Harry Dean Stanton is the archetype outsider artist

He stands in the crooked desert that looks like an anthropomorphised cactus. A rectal cap rested on his gentle head. And then this creature passed through the sands with the same old wanderer of a tumbleweed that had been blowing for uncertain years with its own unknown mission. This Paris, Texas The vignette is the way Harry Dean Stanton is happily remembered — some almost human creature wandering from God knows where God knows what, but is always enticing and enticing with a sense of eternal mystery and an air of twisted fun.

This is not your typical movie star. And on his album Partial Fiction came in 2014, clearly he’s not your typical musician either. Once again, the album has the sound of something exploding from afar. The weathered journey made it dogeared and bent. Seemingly ugly at first, some dogrel-hollering lost the concept of keys and rhythm. However, in due course, the music settles down like a destructive neighborhood cat that you can’t completely get rid of in your garden until once you think, ‘There’s something about his music, you know’.

However, at this stage, it is worth considering the humble dive-bar musician who learned all the chords of ‘Everybody’s Talkin’ and kept their vocal pipes nice and clean in hopes of their styling. can be identified by a large wig. And it’s important to consider the handsome Hollywood hopeful confined to a hotel room reading all the manuals on conventional acting techniques and preparing for their role wandering the desert through dehydration and exposing themselves to harmful levels of UV until they look like prunes — a prune reserved. who pipped on Paris, Texas position of a star who apparently read the call to cast in the announcements while perched on a bar stool a moment ago.
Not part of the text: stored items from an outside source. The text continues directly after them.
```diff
@@ -338,4 +604,42 @@
     return twv == 16 ? launch_wino<16>(p, (hipStream_t)stream) : launch_wino<32>(p, (hipStream_t)stream);
 }
 
-}
+int64_t occd_wino_packed_f16x2_bytes(int32_t cout, int32_t cin) {
+    if (cout < 1 || cin < 1) return OCCD_EINVAL;
+    const int64_t nblk = (cout + 31) / 32;
+    return (int64_t)((cin + 15) / 16) * 32 * nblk * 512 * 2 + nblk * 32 * 4;
+}
+
+int occd_wino_pack_weights_f16x2(const float* w, const float* scale, void* upk, int32_t cout, int32_t cin, void* stream) {
+    if (w == nullptr || upk == nullptr || cout < 1 || cin < 1) return OCCD_EINVAL;
+    const int nblk = (cout + 31) / 32;
+    const long total = (long)((cin + 15) / 16) * 32 * nblk * 512;
+    float* fac = reinterpret_cast<float*>(static_cast<uint16_t*>(upk) + total);
+    hipLaunchKernelGGL(wino_f16x2_scale_kernel, dim3((unsigned)nblk), dim3(32), 0, (hipStream_t)stream, w, scale, fac, cout,
+                       cin, nblk);
+    hipLaunchKernelGGL(wino_pack_f16x2_kernel, dim3((unsigned)((total + 255) / 256)), dim3(256), 0, (hipStream_t)stream, w,
+                       scale, fac, static_cast<uint16_t*>(upk), cout, cin, nblk, total);
+    const int rc = occd::check_launch();
+    if (rc != OCCD_OK) return rc;
+    std::vector<float> host((size_t)nblk * 32);
+    if (hipMemcpyAsync(host.data(), fac, host.size() * sizeof(float), hipMemcpyDeviceToHost, (hipStream_t)stream) != hipSuccess ||
+        hipStreamSynchronize((hipStream_t)stream) != hipSuccess)
+        return OCCD_ELAUNCH;
+    for (float f : host)
+        if (f != f) return OCCD_EINVAL;
+    return OCCD_OK;
+}
+
+int occd_wino_conv3x3_f16x2_fwd(const occd_wino_args* a, void* stream) {
+    WinoHP p{};
+    const int twv = wino_geometry(a, 16, p);
+    if (twv < 0) return twv;
+    p.upk = reinterpret_cast<const uint16_t*>(a->upk);
+    p.fac = reinterpret_cast<const float*>(p.upk + (size_t)p.chunks * 32 * p.nblk * 512);
+    const double tiles = (double)p.B * ((a->H + 1) / 2) * ((a->W + 1) / 2);
+    occd::ProfScope prof("wino_conv3x3_f16x2", (hipStream_t)stream, 2.0 * 16 * tiles * ((a->cin + 7) / 8) * 8 * p.nblk * 32,
+                         4.0 * p.B * ((double)p.Cin + p.Cout) * p.H * p.W);
+    return twv == 16 ? launch_wino_f16x2<16>(p, (hipStream_t)stream) : launch_wino_f16x2<32>(p, (hipStream_t)stream);
+}
+
+}
diff --git a/occdepth_amd/fused.py b/occdepth_amd/fused.py
--- a/occdepth_amd/fused.py
+++ b/occdepth_amd/fused.py
@@ -61,15 +61,42 @@
     return cached[1], cached[2]
 
 
+def _parse_wino_split(v):
+    v = (v or "f16x2").strip().lower()
+    if v not in ("f16x2", "fp32"):
+        raise ValueError(f"OCCDEPTH_WINO_SPLIT={v!r}: expected f16x2 or fp32")
+    return v
+
+
+WINO_SPLIT = _parse_wino_split(os.environ.get("OCCDEPTH_WINO_SPLIT", "f16x2"))
+
+
+def set_wino_split(v):
+    global WINO_SPLIT
+    WINO_SPLIT = _parse_wino_split(v)
+
+
+def wino_pack(w, scale=None):
+    f32 = hip.wino_pack_weights(w, scale)
+    if WINO_SPLIT != "f16x2" or not w.is_cuda:
+        return f32
+    try:
+        upk = hip.wino_pack_weights_f16x2(w, scale)
+    except ValueError:
+        return f32
+    upk.f32 = f32
+    return upk
+
+
 def wino_fused_operands(owner, conv, bn):
-    key = _stamp(conv, bn)
+    key = (_stamp(conv, bn), WINO_SPLIT)
     cache = owner.__dict__.setdefault("_fused_cache", {})
     hit = cache.get(id(conv))
     if hit is None or hit[0] != key:
         scale, shift = bn_affine_cached(bn)
         if conv.bias is not None:
             shift = shift + scale * conv.bias.detach().float()
-        hit = (key, hip.wino_pack_weights(conv.weight, scale), shift.contiguous())
+        hit = (key, wino_pack(conv.weight, scale), shift.contiguous())
         cache[id(conv)] = hit
     return hit[1:]
 
diff --git a/occdepth_amd/hip.py b/occdepth_amd/hip.py
--- a/occdepth_amd/hip.py
+++ b/occdepth_amd/hip.py
@@ -10,7 +10,7 @@
 MAX_VIEWS = 4
 MAX_SCALES = 4
 ACT_NONE, ACT_RELU, ACT_SIGMOID, ACT_RELU_PRE = 0, 1, 2, 3
-ABI_VERSION = 20
+ABI_VERSION = 21
 
 _c_float_p = POINTER(c_float)
 
@@ -205,6 +205,9 @@
     "occd_wino_packed_floats": (c_int64, [c_int32, c_int32]),
     "occd_wino_pack_weights": (c_int32, [c_void_p, c_void_p, c_void_p, c_int32, c_int32, c_void_p]),
     "occd_wino_conv3x3_fwd": (c_int32, [POINTER(WinoArgs), c_void_p]),
+    "occd_wino_packed_f16x2_bytes": (c_int64, [c_int32, c_int32]),
+    "occd_wino_pack_weights_f16x2": (c_int32, [c_void_p, c_void_p, c_void_p, c_int32, c_int32, c_void_p]),
+    "occd_wino_conv3x3_f16x2_fwd": (c_int32, [POINTER(WinoArgs), c_void_p]),
     "occd_softmax_nchw": (c_int32, [c_void_p, c_void_p, c_int32, c_int32, c_int64, c_void_p]),
     "occd_dwconv2d_bwd_data_nchw": (c_int32, [c_void_p, c_void_p, c_void_p] + [c_int32] * 10 + [c_void_p]),
     "occd_dwconv2d_bwd_weight_workspace_floats": (c_int64, [c_int32] * 5),
@@ -1313,6 +1316,47 @@
     return upk
 
 
+class WinoF16x2:
+
+    __slots__ = ("image", "cout", "cin", "f32")
+
+    def __init__(self, image, cout, cin, f32=None):
+        self.image, self.cout, self.cin, self.f32 = image, cout, cin, f32
+
+
+_CU_COUNT = {}
+
+
+def _cu_count(device):
+    n = _CU_COUNT.get(device)
+    if n is None:
+        n = _CU_COUNT[device] = torch.cuda.get_device_properties(device).multi_processor_count
+    return n
+
+
+def wino_f16x2_wins(B, cin, cout, H, W, device=None):
+    tiles = B * ((H + 1) // 2) * ((W + 1) // 2)
+    return ((cout + 31) // 32) * ((tiles + 127) // 128) >= _cu_count(torch.cuda.current_device() if device is None else device)
+
+
+def wino_pack_weights_f16x2(w, scale=None):
+    cout, cin = w.shape[0], w.shape[1]
+    if tuple(w.shape[2:]) != (3, 3):
+        raise RuntimeError("wino_pack_weights_f16x2 needs a (Cout, Cin, 3, 3) weight")
+    n = load().occd_wino_packed_f16x2_bytes(cout, cin)
+    if n <= 0:
+        raise RuntimeError("occd_wino_packed_f16x2_bytes: bad shape")
+    wc = w.detach().float().contiguous()
+    sc = scale.detach().float().contiguous() if scale is not None else None
+    image = torch.empty(n, device=w.device, dtype=torch.uint8)
+    rc = load().occd_wino_pack_weights_f16x2(_f32(wc, "w"), _f32(sc, "scale") if sc is not None else None,
+                                             _ptr(image, "upk"), cout, cin, _stream())
+    if rc == -1:
+        raise ValueError("wino_pack_weights_f16x2: non-finite weights (keep the float32 image of wino_pack_weights)")
+    _check(rc, "occd_wino_pack_weights_f16x2")
+    return WinoF16x2(image, cout, cin)
+
+
 def conv2d_3x3_fused(x, upk, cout, shift=None, act=None, slope=0.01, res=None, res_first=False, tile_hint=0, out=None):
     if not x.is_contiguous():
         x = x.contiguous()
@@ -1320,17 +1364,24 @@
     y = torch.empty((B, cout, H, W), device=x.device, dtype=torch.float32) if out is None else out
     if res is not None and not res.is_contiguous():
         res = res.contiguous()
+    if isinstance(upk, WinoF16x2) and upk.f32 is not None and not wino_f16x2_wins(B, cin, cout, H, W, x.device):
+        upk = upk.f32
+    split = isinstance(upk, WinoF16x2)
     a = WinoArgs()
-    a.x, a.upk, a.y = _f32(x, "x"), _f32(upk, "upk"), _f32(y, "y")
+    a.x, a.y = _f32(x, "x"), _f32(y, "y")
+    a.upk = _ptr(upk.image, "upk") if split else _f32(upk, "upk")
     a.shift = _f32(shift, "shift") if shift is not None else None
     a.res = _f32(res, "res") if res is not None else None
     a.batch, a.cin, a.cout, a.H, a.W = B, cin, cout, H, W
     a.act, a.res_first, a.tile_hint, a.slope = ACT2D[act], 1 if res_first else 0, int(tile_hint), float(slope)
-    if upk.numel() != load().occd_wino_packed_floats(cout, cin):
+    if (upk.cout, upk.cin) != (cout, cin) if split else upk.numel() != load().occd_wino_packed_floats(cout, cin):
         raise RuntimeError("packed Winograd weights do not match (cout, cin)")
     if _PROFILING:
         set_tag("%d>%d @%dx%dx%d" % (cin, cout, B, H, W))
-    _check(load().occd_wino_conv3x3_fwd(ctypes.byref(a), _stream()), "occd_wino_conv3x3_fwd")
+    if split:
+        _check(load().occd_wino_conv3x3_f16x2_fwd(ctypes.byref(a), _stream()), "occd_wino_conv3x3_f16x2_fwd")
+    else:
+        _check(load().occd_wino_conv3x3_fwd(ctypes.byref(a), _stream()), "occd_wino_conv3x3_fwd")
     return y
 
 
diff --git a/occdepth_amd/models/unet2d.py b/occdepth_amd/models/unet2d.py
--- a/occdepth_amd/models/unet2d.py
+++ b/occdepth_amd/models/unet2d.py
@@ -84,7 +84,7 @@
     UPCONV_FUSE_SKIP = os.environ.get("OCCDEPTH_UPCONV_FUSE_SKIP", "1") == "1"
 
     def _upconv_operands(self, conv, bn, cup):
-        key = (_stamp(conv, bn), cup)
+        key = (_stamp(conv, bn), cup, _fused.WINO_SPLIT)
         hit = self.__dict__.get("_upconv_cache")
         if hit is None or hit[0] != key:
             scale, shift = bn_affine_cached(bn)
@@ -95,7 +95,7 @@
             w9 = (w[:, :cup] * scale.view(-1, 1, 1, 1)).permute(2, 3, 0, 1).reshape(9 * cout, cup).contiguous()
             wskip = (w[:, cup:] * scale.view(-1, 1, 1, 1)).contiguous()
             hit = (key, hip.pw_pack_weights(w9), hip.matmul_operand(w9, "a"),
-                   hip.wino_pack_weights(w[:, cup:].contiguous(), scale), shift.contiguous(), wskip)
+                   _fused.wino_pack(w[:, cup:].contiguous(), scale), shift.contiguous(), wskip)
             self.__dict__["_upconv_cache"] = hit
         return hit[1:]
 
```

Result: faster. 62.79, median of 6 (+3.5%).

This phenomenon is frustrating to a million hopefuls. In the film Coen brothers The Man Is Not There, there’s a scene where a pretentious French piano instructor relentlessly explains, in winding terms, ‘I don’t know what it is, but he didn’t get it’. Outwardly, the mysterious je ne sais quoi of this art may seem like some kind of elitist tripe that allowed trashcans to sell for millions at the Museum of Modern Art, but I would be damned if nothing more than a grain of truth here.

Often, that missing mystery that separates the great from the only capable is relegated to the soul or a kind of star quality. But in Stanton’s case, it’s even more confusing. His charisma goes beyond the usual required skill levels — it’s the kind where the French piano teacher would proclaim, ‘I don’t know what it is, but he didn’t get it, he had something completely different’. This is the potion of the Outsider artist.

You see, there’s a band called The Shaggs led by Frank Zappa as “better than The Beatles”. Actually, they are more like the lobotomised Beatles. And it’s not surprising — they have no interest in music, have hardly heard any conventional pop, and they can’t play it, but a palm reader told their father they were going to be stars so he assigned them to do rock ‘n ‘roll without being heard.

Naturally, the result was a mess, but it was a mess that their confused, confused and troubled producer finally said, after years of thinking what he was part of, “A lot of people try to reproduce anything even close to what Shaggs did, but nobody seems to be able to do it because no one can do it.

The same can be said of Stanton. His evil ways in music and movies are unmatched. Not in the wow of Al Pacino’s controlled bravura, not in the amount of emotions at once that Francis McDormand can deal with you, but in some mysterious way that can only be summarized as charm. The term Outsider art is one that is often disputed, but its beauty helps explain what we mean here: The notion that there is a story beyond what you see or hear. Staying in the long shadow of Stanton’s walk on our screens and the imperfections of his acting thereafter, or his shambolic music studio, is the meaning of a story.

It gives the impression that Stanton, for no apparent reason, was roaming the Texan desert that day even though no camera was present, and that he planned to go through classic folk songs on his balcony, just by chance that the recording equipment. He is naturalistic and humane in this sense, but he is certainly an outsider, a one-man demimonde with a story to tell, and an unusual way of telling it, but he has traveled far so he will still try no matter how. abominable. it may seem to our primary ears at first… and it will be only partially fictional.